Crucis: No Condemnation

Crucis: No Condemnation

God is All Mercy

John 3:14-21

Rev. Tim Callow

Preached Sun. March 10th, 2024

There is an account in John chapter 8 that is likely bracketed in your Bibles. In it Jesus is in the Temple teaching when the scribes and pharisees bring a woman to him they caught in the act of adultery. “Now in the law,” they say, “Moses commanded us to stone such. What do you say about her?” They said this in order to test him, as so many of their questions were meant to do. At first, Jesus says nothing. He simply doodles in the ground. But when they continue to ask him he looks up and says, simply, “Let him who is without sin cast the first stone at her.” And he looks back down, goes back to doodling.

Imagine how excruciating that must have been for the woman! She is caught in the very act of adultery, at least if we are to believe the scribes and pharisees who captured her, and instead of going through the proper proceedings has been dragged into the temple to be used as a “gotcha” in some barely understandable religious feud. As she sits before her judge, this itinerant rabbi who seems more interested in drawing than judging, he ignores her. Until finally, after incessant questioning, he seemingly gives permission to stone her! “Let he who is without sin,” he says, “cast the first stone.” She is surrounded by scribes and pharisees, surely at least one of them is righteous enough to execute her.

But instead there is a very long pause as the crowd begins to disperse. Before long she is alone, in the Temple, with Jesus. He looks up to her and asks, “Woman, where are they? Has no one condemned you.”

“No one, Lord.” She says, with an astonished heart and simple faith.

“Neither do I condemn you,” Jesus says, “Go and sin no more.”

Jesus is the sinless one. Jesus is the judge. He is the one who holds in his hands the power of death and life. And the pharisees, whether they knew it or not, were right to bring this woman before this judge. But he is not interested in condemnation. The sinless one does not lift up a stone. “Neither do I condemn you.” He says, “Go and sin no more.”

This morning Jesus talks about his own cross. He compares his crucifixion to the snake that Moses raised up in the wilderness. When the people complained venomous serpents were sent to bite them. When the people returned to the Lord Moses was instructed to raise a bronze serpent, and when the people looked upon that serpent they were healed. So too, we are to understand, Jesus is lifted up that if we look at him we may be healed. We may be bit by sin, but if we look up to the image of sin in the sinless Christ we may know healing.

He goes on to say, “Indeed, God did not send the Son into the world to condemn the world, but in order that the world might be saved through him.” The cross is not the image of condemnation. It is the image of salvation. Jesus did not come to condemn. Jesus came to save. This is what the woman caught in adultery comes to understand. Jesus has no interest in condemnation. Only her deliverance from her sin. The scribes and pharisees were eager to condemn. But lacked the authority. When they walked away they condemned themselves, acknowledging their own sin.

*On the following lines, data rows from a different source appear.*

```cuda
#ifndef B200_TILE
#define B200_TILE 128
#endif
#ifndef B200_K1_MIN_CTAS
#define B200_K1_MIN_CTAS 5
#endif
#ifndef B200_K3_MIN_CTAS
#define B200_K3_MIN_CTAS 8
#endif
#ifndef B200_PA_MIN_CTAS
#define B200_PA_MIN_CTAS 12
#endif
#ifndef B200_LC_MIN_CTAS
#define B200_LC_MIN_CTAS 3
#endif
#ifndef B200_PB_MIN_CTAS
// ... 115 lines not shown
  return __ldcs(p);
#else
  return *p;
#endif
}
template <class T>
__device__ __forceinline__ void st_stream(T* p, T v) {
#if B200_STREAM_HINTS
  __stcs(p, v);
#else
  *p = v;
#endif
}
#ifndef B200_KEEP_HINTS
#define B200_KEEP_HINTS 0
#endif
__device__ __forceinline__ uint64_t l2_policy_evict_last() {
  uint64_t p;
  asm volatile("createpolicy.fractional.L2::evict_last.b64 %0, 1.0;" : "=l"(p));
  return p;
}
__device__ __forceinline__ double4 ld_keep4(const double* p, uint64_t pol) {
#if B200_KEEP_HINTS
  double4 v;
  asm volatile("ld.global.L2::cache_hint.v2.f64 {%0, %1}, [%2], %3;" : "=d"(v.x), "=d"(v.y) : "l"(p), "l"(pol));
  asm volatile("ld.global.L2::cache_hint.v2.f64 {%0, %1}, [%2], %3;" : "=d"(v.z), "=d"(v.w) : "l"(p + 2), "l"(pol));
  return v;
#else
  return ld_rec32(p);
#endif
}
__device__ __forceinline__ void st_keep4(double* p, double4 v, uint64_t pol) {
#if B200_KEEP_HINTS
  asm volatile("st.global.L2::cache_hint.v2.f64 [%0], {%1, %2}, %3;" ::"l"(p), "d"(v.x), "d"(v.y), "l"(pol) : "memory");
  asm volatile("st.global.L2::cache_hint.v2.f64 [%0], {%1, %2}, %3;" ::"l"(p + 2), "d"(v.z), "d"(v.w), "l"(pol) : "memory");
#else
  st_rec32(p, v.x, v.y, v.z, v.w);
#endif
}
__device__ __forceinline__ void tma_store_1d(void* gdst, const void* smem_src, uint32_t bytes) {
  asm volatile("cp.async.bulk.global.shared::cta.bulk_group [%0], [%1], %2;" ::"l"(gdst), "r"(smem_u32(smem_src)),
               "r"(bytes)
               : "memory");
}
__device__ __forceinline__ void tma_store_commit() { asm volatile("cp.async.bulk.commit_group;" ::: "memory"); }
__device__ __forceinline__ void tma_store_wait_read() { asm volatile("cp.async.bulk.wait_group.read 0;" ::: "memory"); }
__device__ __forceinline__ void tma_store_wait_all() { asm volatile("cp.async.bulk.wait_group 0;" ::: "memory"); }

__device__ __forceinline__ double warp_sum(double v) {
#pragma unroll
  for (int o = 16; o > 0; o >>= 1) v += __shfl_xor_sync(0xffffffffu, v, o);
  return v;
}
__device__ __forceinline__ double warp_max(double v) {
#pragma unroll
  for (int o = 16; o > 0; o >>= 1) v = fmax(v, __shfl_xor_sync(0xffffffffu, v, o));
  return v;
}
__device__ __forceinline__ double block_sum(double v, double* scratch) {
  v = warp_sum(v);
  const int lane = threadIdx.x & 31, w = threadIdx.x >> 5;
  __syncthreads();
  if (lane == 0) scratch[w] = v;
  __syncthreads();
  const int nw = (blockDim.x + 31) >> 5;
  v = (threadIdx.x < nw) ? scratch[threadIdx.x] : 0.0;
  if (w == 0) v = warp_sum(v);
  return v;
}
__device__ __forceinline__ double block_max(double v, double* scratch) {
  v = warp_max(v);
  const int lane = threadIdx.x & 31, w = threadIdx.x >> 5;
  __syncthreads();
  if (lane == 0) scratch[w] = v;
  __syncthreads();
  const int nw = (blockDim.x + 31) >> 5;
  v = (threadIdx.x < nw) ? scratch[threadIdx.x] : 0.0;
  if (w == 0) v = warp_max(v);
  return v;
}
__device__ __forceinline__ void atomic_max_nonneg(double* addr, double v) {
  atomicMax(reinterpret_cast<unsigned long long*>(addr), (unsigned long long)__double_as_longlong(v));
}

__device__ __forceinline__ bool sym3_inverse(const double a[6], double inv[6]) {
  const double c00 = a[3] * a[5] - a[4] * a[4];
  const double c01 = a[2] * a[4] - a[1] * a[5];
  const double c02 = a[1] * a[4] - a[2] * a[3];
  const double det = a[0] * c00 + a[1] * c01 + a[2] * c02;
  if (!(fabs(det) > 0.0)) {
    inv[0] = inv[1] = inv[2] = inv[3] = inv[4] = inv[5] = 0.0;
    return false;
  }
  const double id = 1.0 / det;
  inv[0] = c00 * id;
  inv[1] = c01 * id;
  inv[2] = c02 * id;
  inv[3] = (a[0] * a[5] - a[2] * a[2]) * id;
  inv[4] = (a[1] * a[2] - a[0] * a[4]) * id;
  inv[5] = (a[0] * a[3] - a[1] * a[1]) * id;
  return true;
}
__device__ __forceinline__ void sym3_mul(const double a[6], const double v[3], double out[3]) {
  out[0] = a[0] * v[0] + a[1] * v[1] + a[2] * v[2];
  out[1] = a[1] * v[0] + a[3] * v[1] + a[4] * v[2];
  out[2] = a[2] * v[0] + a[4] * v[1] + a[5] * v[2];
// ... 81 lines not shown
```

profiles/sass_excerpt.py:

```python
#!/usr/bin/env python
import collections
import os
import re
import subprocess

ROOT = os.path.dirname(os.path.dirname(os.path.abspath(__file__)))
KERNELS = ["ba3_linearize_points", "ba2_linearize_cams", "ba3_pass_a", "ba2_pass_b", "ba2_schur_diag", "ba3_cost",
           "ba2_pcg_direction_pack", "pcg_update", "pcg_apply_diag", "bax_pass_b", "ba2k_cross", "gp_schur_pass", "ra_laplacian_csr",
           "ra2_laplacian_dot", "ra2_coarse", "p2p_allreduce_sum", "proc_undistort", "trk_hook"]
KEEP = re.compile(r"^(LDG|STG|LDS|STS|RED|ATOM|BAR|SHFL|DFMA|DMUL|DADD|MUFU|CCTL|UBLKCP|SYNCS|MEMBAR|ERRBAR|LDGSTS)")
LOOP_KERNELS = ["ba2_pass_b", "ba2_schur_diag", "ba2_linearize_cams", "ba3_pass_a"]
FP64 = re.compile(r"^(DFMA|DMUL|DADD|DSETP|DMNMX|MUFU)")
LOADS = re.compile(r"^(LDG|LD|LDS|LDL|LDC)\b")
INSN = re.compile(r"/\*([0-9a-f]{4,})\*/\s+(?:@!?U?P\w+\s+)?([A-Z0-9_.]+)([^;]*);")


def inner_loop(insns):
    best = None
    for addr, op, args in insns:
        m = re.search(r"0x([0-9a-f]+)\s*$", args.strip())
        if op.startswith("BRA") and m and int(m.group(1), 16) < addr:
            body = [(a, o) for a, o, _ in insns if int(m.group(1), 16) <= a <= addr]
            if best is None or len(body) > len(best):
                best = body
    if not best:
        return None
    ops = [o for _, o in best]
    return len(ops), sum(bool(FP64.match(o)) for o in ops), sum(bool(LOADS.match(o)) for o in ops)


def main():
    lib = os.path.join(ROOT, "glomap_b200", "libb200sfm.so")
    txt = subprocess.run(["cuobjdump", "-sass", lib], capture_output=True, text=True).stdout
    names = subprocess.run(["cu++filt"], input="\n".join(re.findall(r"Function : (\S+)", txt)), capture_output=True, text=True).stdout.split("\n")
    mangled = re.findall(r"Function : (\S+)", txt)
    demangle = dict(zip(mangled, names))
    cur, counts, totals = None, collections.defaultdict(collections.Counter), collections.Counter()
    insns = collections.defaultdict(list)
    for line in txt.splitlines():
        m = re.search(r"Function : (\S+)", line)
        if m:
            cur = demangle.get(m.group(1), m.group(1))
            continue
        m = INSN.search(line)
        if m and cur:
            totals[cur] += 1
            op = m.group(2)
            insns[cur].append((int(m.group(1), 16), op, m.group(3)))
            if KEEP.match(op):
                counts[cur][op] += 1
    print("# SASS mnemonics of the hot kernels (cuobjdump -sass glomap_b200/libb200sfm.so, sm_90a)")
    print("# per kernel: total instructions, then the memory / synchronisation / FP64 mnemonics with their static counts")
    print("# (profiles/sass_excerpt.py regenerates this file; no tensor-core or TMA mnemonics are expected: FP64 streaming kernels)\n")
    for k in sorted(counts):
        if not any(re.search(r"\b" + re.escape(n) + r"\b", k) for n in KERNELS):
            continue
        ops = ", ".join(f"{o} x{c}" for o, c in counts[k].most_common(14))
        print(k[:200])
        print(f"    total {totals[k]} instructions: {ops}")
        if any(re.search(r"\b" + n + r"\b", k) for n in LOOP_KERNELS):
            loop = inner_loop(insns[k])
            if loop:
                print(f"    inner loop: {loop[0]} instructions, {loop[1]} FP64 + MUFU, {loop[2]} loads")


if __name__ == "__main__":
    main()
```

Before: 1.556 billion.

## Replace per-value warp_sum epilogues with a butterfly warp reduce-scatter

Adds a warp_reduce_scatter helper that reduces up to 32 per-lane values across a warp with a halving butterfly, leaving each reduced value on a distinct lane. It uses about 31 shuffles in total instead of 5 per value. The segment epilogues of the linearize, pass_b, schur_diag and extension kernels now use it, and each lane issues its own atomicAdd. The rig rotation in schur_diag and pass_b is spread across lanes through a small shared-memory stage instead of being done serially by lane 0. The aim is to cut shuffle count and serial lane-0 work in kernel tails, at the cost of more index arithmetic and register pressure.

After: 1.606 billion, median of 6. +3.2%, better.

```diff
diff --git a/glomap_b200/csrc/ba_kernels_ext.cuh b/glomap_b200/csrc/ba_kernels_ext.cuh
--- a/glomap_b200/csrc/ba_kernels_ext.cuh
+++ b/glomap_b200/csrc/ba_kernels_ext.cuh
@@ -196,16 +196,14 @@
       g[i2] += Jb[0][i2] * o.r[0] + Jb[1][i2] * o.r[1];
     }
   }
-#pragma unroll
-  for (int k = 0; k < 21; ++k) {
-    const double s = warp_sum(U[k]);
-    if (lane == k && s != 0.0) atomicAdd(&v.U[(size_t)target * 21 + k], s);
-  }
-#pragma unroll
-  for (int k = 0; k < 6; ++k) {
-    const double s = warp_sum(g[k]);
-    if (lane == 21 + k && s != 0.0) atomicAdd(&v.gc[(size_t)target * 6 + k], s);
-  }
+  double vals[27];
+#pragma unroll
+  for (int k = 0; k < 21; ++k) vals[k] = U[k];
+#pragma unroll
+  for (int k = 0; k < 6; ++k) vals[21 + k] = g[k];
+  const double s = warp_reduce_scatter(vals);
+  if (lane < 27 && s != 0.0)
+    atomicAdd(lane < 21 ? &v.U[(size_t)target * 21 + lane] : &v.gc[(size_t)target * 6 + (lane - 21)], s);
 }
 
 template <int MODE, bool WK, bool WS>
@@ -365,25 +363,26 @@
       }
     }
   }
-#pragma unroll
-  for (int k = 0; k < 6; ++k) {
-    const double s = warp_sum(ac[k]);
-    if (lane == k && s != 0.0) atomicAdd(&y[(size_t)cam * 6 + k], s);
-  }
-  if (WK) {
-#pragma unroll
-    for (int j = 0; j < kMaxBlockDof; ++j) {
-      const double s = warp_sum(ak[j]);
-      if (lane == 8 + j && j < iv.mb && s != 0.0) atomicAdd(&y[(size_t)(ex.C + blk) * 6 + j], s);
-    }
-  }
-  if (WS) {
-#pragma unroll
-    for (int k = 0; k < 6; ++k) {
-      const double s = warp_sum(as[k]);
-      if (lane == 16 + k && svar && s != 0.0) atomicAdd(&y[(size_t)(ex.C + ex.K + sidx) * 6 + k], s);
-    }
-  }
+  constexpr int NKV = WK ? kMaxBlockDof : 0, KV = 6 + NKV + (WS ? 6 : 0), S = warp_rs_stride<KV>();
+  double vals[KV];
+#pragma unroll
+  for (int k = 0; k < 6; ++k) vals[k] = ac[k];
+#pragma unroll
+  for (int j = 0; j < NKV; ++j) vals[6 + j] = ak[j];
+#pragma unroll
+  for (int k = 0; k < (WS ? 6 : 0); ++k) vals[6 + NKV + k] = as[k];
+  const double s = warp_reduce_scatter(vals);
+  const int k = lane / S;
+  bool live = lane % S == 0 && k < KV && s != 0.0;
+  double* dst = &y[(size_t)cam * 6 + k];
+  if (k >= 6 && k < 6 + NKV) {
+    live = live && k - 6 < iv.mb;
+    dst = &y[(size_t)(ex.C + blk) * 6 + (k - 6)];
+  } else if (k >= 6 + NKV) {
+    live = live && svar;
+    dst = &y[(size_t)(ex.C + ex.K + sidx) * 6 + (k - 6 - NKV)];
+  }
+  if (live) atomicAdd(dst, s);
 }
 
 __global__ void bax_update_extras(ExtView ex, const IntrVarRec* __restrict__ ivar, const int* __restrict__ intr_model,
diff --git a/glomap_b200/csrc/ba_kernels_v2.cuh b/glomap_b200/csrc/ba_kernels_v2.cuh
--- a/glomap_b200/csrc/ba_kernels_v2.cuh
+++ b/glomap_b200/csrc/ba_kernels_v2.cuh
@@ -67,11 +67,6 @@
   w[0] = s0;
   w[1] = s1;
   w[2] = -(p.u * s0 + p.v * s1);
-}
-__device__ __forceinline__ void rig_to_frame(const double* __restrict__ sr, double x[3]) {
-  const double x0 = x[0], x1 = x[1], x2 = x[2];
-#pragma unroll
-  for (int k = 0; k < 3; ++k) x[k] = sr[k] * x0 + sr[3 + k] * x1 + sr[6 + k] * x2;
 }
 
 constexpr int kXqStride = 8;
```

The Cross should stand as a reminder of God’s love for us. God does not wish to condemn. God desires that all should be saved. That is why God sent his son Jesus. That the world would be saved through him. The cross stands as a sign of that love, the extent of that love, that God so loved the world that he would give his son. His only son. That whoever might believe in his name would receive everlasting life. Such is the Father’s love, and in the Son there is no condemnation.

If we want to know what God is like, there is God without reserve on the Cross giving himself up for you. There is no other God behind that God who looks upon us sternly in judgment, finding the technicalities by which to condemn us. There is only the God who would go so far as to die for his creation. Who bends over backwards to bring us to himself. Who would make the rain fall on the just and the unjust alike such is his love for all he has made.

The Cross tells us how bad sin is, yes, but only after telling us first of his love. Look at how much he loves us, the extent he had to go, look at the sin that is now being washed away. How bad it was. And yet he would heal us regardless. By his stripes we are healed. It is his love that beckons us to repent, not our fear. It is because of what he has done that we follow him. It is because Christ died that we have hope. It is because he lives that we know we shall live.